Promotion to higher ranks and positions is totally up to the GM, but guidelines for how
much Renown and how skilled a character should be for each rank are given.
Characters also have the option of transferring departments or ships
Being based in a game universe that most people (and it is assumed all prospective
players) are already familiar with, there are lots of opportunities for roleplaying -
especially with the wealth of background information and NPC personalities available to
draw on. Who, for example, would turn down the opportunity to have a conversation with
As with any game of this nature, of course, the GM will have to take care that their
game doesn't deterioriate into a shoot-em-up. After all, typically less than five minutes
of the average STTNG episode was used for combat scenes.
A small selection of starships are included - it is assumed a larger selection will be
made available in future supplements. The major items of shipboard equipment are also
There are no rules for building new ships or items, although it looks simple enough for
the majority of GMs to just make things up.
Other Rules: 6
Also included in the game is a small section on designing star systems and planets.
Unfortunately, there is no "random world generator". Most other situations are
covered well by the skills system.
The book is really well designed. First off, it's a hardback cover which in my book is
the most important thing for game design. If the books don't come in a box, you need a
hard cover or it's going to get ripped to shreds in no time at all.
The main problem with a lot of hardcover RPGs is that they usually suffer on the inside
by having poor quality paper and artwork. This isn't one of them, however, as it uses
glossy paper, full color photos and illustrations, trekkie fonts, and the general STTNG
computer console-style (go look at the star trek web site if you don't know what I'm
talking about). It reminded me a lot of the newest edition of the Star Wars RPG rules, or
maybe even the Babylon 5 RPG as a thicker hardback.

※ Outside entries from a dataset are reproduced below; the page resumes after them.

template <int THREADS, bool PAD, int LGE, typename T>
__device__ __forceinline__ void block_bitonic_merge_stages(T* a, int np2) {
    constexpr int E = 1 << LGE;
    int lgk = LGE + 1;
    for (int k = 2 * E; k <= np2; k <<= 1, ++lgk) {
        int r = lgk;
        const int first = (r % LGE) ? (r % LGE) : LGE;
        if (first == 1)
            bitonic_pass<THREADS, PAD, 1>(a, np2, k, r);
        else if (first == 2)
            bitonic_pass<THREADS, PAD, 2>(a, np2, k, r);
        else if (first == 3)
            bitonic_pass<THREADS, PAD, 3>(a, np2, k, r);
        else
            bitonic_pass<THREADS, PAD, 4>(a, np2, k, r);
        r -= first;
        while (r > 0) {
            bitonic_pass<THREADS, PAD, LGE>(a, np2, k, r);
            r -= LGE;
        }
    }
}

#ifndef SCVOD_SORT_PADFREE
#define SCVOD_SORT_PADFREE 1
#endif
#ifndef SCVOD_VOX_PADFREE
#define SCVOD_VOX_PADFREE 1
#endif
struct CxAsc {
    template <typename T>
    __device__ __forceinline__ void operator()(T& lo, T& hi) const { cswap_asc(lo, hi); }
};

template <int THREADS, bool PAD, int LT, bool MIRROR, typename T>
__device__ __forceinline__ void padfree_pass(T* a, int np2, int nlive, int r, T padv) {
    const int items = sortnet::pass_items(np2, nlive, r, LT);
    for (int t = threadIdx.x; t < items; t += THREADS) sortnet::pass_item<LT, MIRROR, PAD, T>(a, t, r, nlive, padv, CxAsc{});
    __syncthreads();
}

template <int THREADS, bool PAD, int LGE, typename T>
__device__ __forceinline__ void padfree_merge_stages(T* a, int np2, int nlive, T padv) {
    sortnet::for_each_pass<LGE>(np2, [&](int r, int lt, bool mirror) {
        if (!mirror)
            padfree_pass<THREADS, PAD, LGE, false>(a, np2, nlive, r, padv);
        else if (lt == 1)
            padfree_pass<THREADS, PAD, 1, true>(a, np2, nlive, r, padv);
        else if (lt == 2)
            padfree_pass<THREADS, PAD, 2, true>(a, np2, nlive, r, padv);
        else if (lt == 3 || LGE == 3)
            padfree_pass<THREADS, PAD, 3, true>(a, np2, nlive, r, padv);
        else if constexpr (LGE >= 4)
            padfree_pass<THREADS, PAD, 4, true>(a, np2, nlive, r, padv);
    });
}

template <int THREADS, bool PAD, int LGE, typename T>
__device__ __forceinline__ void padfree_sort(T* a, int np2, int nlive, T padv) {
    constexpr int E = 1 << LGE;
    for (int g = threadIdx.x; g < (nlive >> LGE); g += THREADS) {
        T e[E];
#pragma unroll
        for (int m = 0; m < E; ++m) e[m] = a[sort_slot<PAD>((g << LGE) + m)];
        sortnet::run_store<LGE, PAD>(e, a, g, CxAsc{});
    }
    __syncthreads();
    padfree_merge_stages<THREADS, PAD, LGE>(a, np2, nlive, padv);
}

template <int THREADS, bool PAD, int LGE, typename T>
__device__ __forceinline__ void padfree_sort_regs(T (&e)[1 << LGE], T* a, int np2, int nlive, T padv) {
    if ((int)threadIdx.x < (nlive >> LGE)) sortnet::run_store<LGE, PAD>(e, a, (int)threadIdx.x, CxAsc{});
    __syncthreads();
    padfree_merge_stages<THREADS, PAD, LGE>(a, np2, nlive, padv);
}

#include "scvod_k_patchwork.inc"
#include "scvod_k_voxelgrid.inc"
#include "scvod_k_voxels.inc"
#include "scvod_k_cluster.inc"
#include "scvod_k_merge.inc"
#include "scvod_k_rgrow.inc"
#include "scvod_k_calib.inc"
#include "scvod_k_probe_nn.inc"
#define TH_BEGIN(name) \
    if (th) th(tu, name, 1)
#define TH_END(name) \
    if (th) th(tu, name, 0)

#ifndef SCVOD_SORT_LGE
#define SCVOD_SORT_LGE 4
#endif
constexpr int kLGE = SCVOD_SORT_LGE;
constexpr int kTS = (kLGE == 4) ? 1 : 2;
#ifndef SCVOD_VOX_LGE
#define SCVOD_VOX_LGE 3
#endif
constexpr int kLGEv = SCVOD_VOX_LGE, kTSv = (kLGEv == 4) ? 1 : 2;
constexpr int kPersistCUs = 256;
constexpr int kSortCapS = 1024, kSortThreadsS = 64;
constexpr int kSortCapL = 8192, kSortThreadsL = 512;
constexpr int kSortCapXL = 16384, kClassXL = 52;
constexpr size_t sort_lds_bytes(int cap) { return (size_t)(cap + cap / 8) * 8; }
constexpr int kVoxCapS = 1024, kVoxThreadsS = 64;
constexpr int kVoxCapL = 8192, kVoxThreadsL = 512;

I was a little disappointed that the original Trek RPG has been totally forgotten about
(surely it wouldn't have done any harm to put one or two pages of "character
conversion charts" in the back). I was also disappointed at the lack of character
stats for known characters from the TV and films (guess we just have to wait for the
"Federation Personnel Database" supplement that will inevitably follow)
Interestingly enough, right at the back are adverts for the upcoming Star Trek: Deep
Space Nine, Star Trek [original series], and Star Trek: Voyager RPGs due to be released
over the next 18 months. Surely these would be better written as supplements to this core
rule book rather than as seperate games? Otherwise you just end up wasting money just to
get the one third of a book that contains background material different to the original.
All in all this seems like a good game. There seem to be a large number of supplements
and accessories planned, as there is an order form for more than ten of them on the back
Finally, the thing just seems too darn expensive. Then again, I'm one of the old school
who still expect to get a boxed set of books, dice, and counters for $15.... However, it's
only $5 more than an Alternity rulebook and is a much better format. Most importantly,
though, you can get quite a lot of play out of the core rulebook on it's own, especially
if you already have a lot of Trek knowledge (or books!) anyway.